YOUR OBJECTIVE
Look through the entries that follow and return each line that has the string "float".

LISTED ENTRIES

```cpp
extern "C" int cnuda_dcn_v2_forward_om(const float* input, const float* weight, const float* bias, const float* om,
                                       float* output, float* columns, float* stats, int stats_block, int stats_rows,
                                       float act_slope, int B,
                                       int C, int H, int W, int Cout, int kh, int kw, int sh, int sw, int ph, int pw, int dh,
                                       int dw, int dg, void* workspace, size_t workspace_bytes, cnuda_stream_t stream) {
    CNUDA_REQUIRE(om && dg == 1 && W >= 2, "cnuda_dcn_v2_forward_om: needs deformable_group == 1 and width >= 2");
    DcnFwdCall c{};
    if (int rc = fill_geom(c.g, B, C, H, W, Cout, kh, kw, sh, sw, ph, pw, dh, dw, dg, "cnuda_dcn_v2_forward_om")) return rc;
    const DcnPlan q = make_plan(c.g);
    if (stats) {
        int rows = 0;
        const int blk = plan_stats_block(c.g, q, &rows);
        CNUDA_REQUIRE(blk != 0 && blk == stats_block && rows == stats_rows,
// ... 212 lines not shown
```

### centernet-uda_amd/csrc/igemm.cuh

```cuda
#pragma once
#include <type_traits>
#include <utility>
#include "common.h"
#include "igemm_host.h"

namespace cnuda {

using f32x16 = __attribute__((ext_vector_type(16))) float;

constexpr int IG_BN = 128;
constexpr int IG_BK = 16;
constexpr int IG_KC = 16;
constexpr int IG_THREADS = 256;

template <int BM> struct IgTile;
template <> struct IgTile<128> { static constexpr int WM = 2, WN = 2, TM = 2, TN = 2; };
template <> struct IgTile<64>  { static constexpr int WM = 2, WN = 2, TM = 1, TN = 2; };
template <> struct IgTile<32>  { static constexpr int WM = 1, WN = 4, TM = 1, TN = 1; };

__device__ __forceinline__ int xcd_remap(int bid, int nwg) {
    constexpr int NX = 8;
    const int per = nwg / NX, rem = nwg % NX;
    const int x = bid % NX, q = bid / NX;
    const int start = x * per + (x < rem ? x : rem);
// ... 105 lines not shown
template <int BM>
__device__ __forceinline__ void ig_mma_frag_x3(const u32x4 (&a)[IgTile<BM>::TM][3], const u32x4 (&b)[IgTile<BM>::TN][3],
                                               f32x16 (&acc)[IgTile<BM>::TM][IgTile<BM>::TN]) {
    using T = IgTile<BM>;
    auto mm = [&](const u32x4& x, const u32x4& y, f32x16& c) {
        c = __builtin_amdgcn_mfma_f32_32x32x16_bf16(__builtin_bit_cast(bf16x8, x), __builtin_bit_cast(bf16x8, y), c, 0, 0, 0);
    };
#pragma unroll
    for (int t = 0; t < 6; ++t) {
        constexpr int qa[6] = {2, 1, 0, 1, 0, 0}, qb[6] = {0, 1, 2, 0, 1, 0};
#pragma unroll
        for (int i = 0; i < T::TM; ++i)
#pragma unroll
            for (int j = 0; j < T::TN; ++j) mm(a[i][qa[t]], b[j][qb[t]], acc[i][j]);
    }
}

template <int BM> constexpr int ig_a3_per() { return (6 * BM + IG_THREADS - 1) / IG_THREADS; }
template <int BM>
__device__ __forceinline__ void ig_load_a_x3(const u32x4* __restrict__ A3, int Mp, int k0, int m0, int tid,
                                             u32x4 (&r)[ig_a3_per<BM>()]) {
    const u32x4* base = A3 + (size_t)(k0 >> 4) * 6 * Mp + m0;
#pragma unroll
    for (int i = 0; i < ig_a3_per<BM>(); ++i) {
        const int e = tid + i * IG_THREADS;
        const int ec = (6 * BM) % IG_THREADS == 0 ? e : (e < 6 * BM ? e : e % (6 * BM));
        r[i] = base[(size_t)(ec / BM) * Mp + ec % BM];
    }
}
template <int BM>
__device__ __forceinline__ void ig_store_a_x3(u32x4* __restrict__ As, int tid, const u32x4 (&r)[ig_a3_per<BM>()]) {
#pragma unroll
    for (int i = 0; i < ig_a3_per<BM>(); ++i) {
        const int e = tid + i * IG_THREADS;
        if ((6 * BM) % IG_THREADS == 0 || e < 6 * BM) As[e] = r[i];
    }
}
static __global__ void split_a_kernel(const float* __restrict__ A, u32x4* __restrict__ A3, int Kp, int Mp) {
    const long long total = (long long)(Kp / 16) * 2 * Mp;
    for (long long i = (long long)blockIdx.x * blockDim.x + threadIdx.x; i < total; i += (long long)gridDim.x * blockDim.x) {
        const int m = (int)(i % Mp), h = (int)(i / Mp) & 1, c = (int)(i / (2 * Mp));
        float v[8];
#pragma unroll
        for (int j = 0; j < 8; ++j) v[j] = A[(size_t)(16 * c + h + 2 * j) * Mp + m];
        unsigned o[3][4];
        x3_split<8>(v, o);
#pragma unroll
        for (int q = 0; q < 3; ++q) A3[((size_t)(c * 3 + q) * 2 + h) * Mp + m] = u32x4{o[q][0], o[q][1], o[q][2], o[q][3]};
    }
}
inline size_t ig_a_bytes(size_t Kp, size_t Mp) { return Kp * Mp * 10; }

using f32x4 = __attribute__((ext_vector_type(4))) float;
template <int BM, int KC = IG_KC> constexpr int ig_a_per() { return (BM * KC / 4 + IG_THREADS - 1) / IG_THREADS; }
template <int BM, int KC = IG_KC>
__device__ __forceinline__ void ig_load_a(const float* __restrict__ A, int Mp, int k0, int m0, int tid,
                                          f32x4 (&r)[ig_a_per<BM, KC>()]) {
    constexpr int CELLS = BM * KC / 4;
#pragma unroll
    for (int i = 0; i < ig_a_per<BM, KC>(); ++i) {
        const int e = tid + i * IG_THREADS;
        const int ec = CELLS % IG_THREADS == 0 ? e : (e < CELLS ? e : e - CELLS);
        const int kk = ec / (BM / 4), m = (ec % (BM / 4)) * 4;
        r[i] = *reinterpret_cast<const f32x4*>(A + (size_t)(k0 + kk) * Mp + m0 + m);
    }
}
template <int BM, int KC = IG_KC>
__device__ __forceinline__ void ig_store_a(float* __restrict__ As, int tid, const f32x4 (&r)[ig_a_per<BM, KC>()]) {
    constexpr int CELLS = BM * KC / 4;
#pragma unroll
    for (int i = 0; i < ig_a_per<BM, KC>(); ++i) {
        const int e = tid + i * IG_THREADS;
        if (CELLS % IG_THREADS == 0 || e < CELLS) reinterpret_cast<f32x4*>(As)[e] = r[i];
    }
}
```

TASK ANSWER
extern "C" int cnuda_dcn_v2_forward_om(const float* input, const float* weight, const float* bias, const float* om,
                                       float* output, float* columns, float* stats, int stats_block, int stats_rows,
                                       float act_slope, int B,
using f32x16 = __attribute__((ext_vector_type(16))) float;
static __global__ void split_a_kernel(const float* __restrict__ A, u32x4* __restrict__ A3, int Kp, int Mp) {
        float v[8];
using f32x4 = __attribute__((ext_vector_type(4))) float;
__device__ __forceinline__ void ig_load_a(const float* __restrict__ A, int Mp, int k0, int m0, int tid,
__device__ __forceinline__ void ig_store_a(float* __restrict__ As, int tid, const f32x4 (&r)[ig_a_per<BM, KC>()]) {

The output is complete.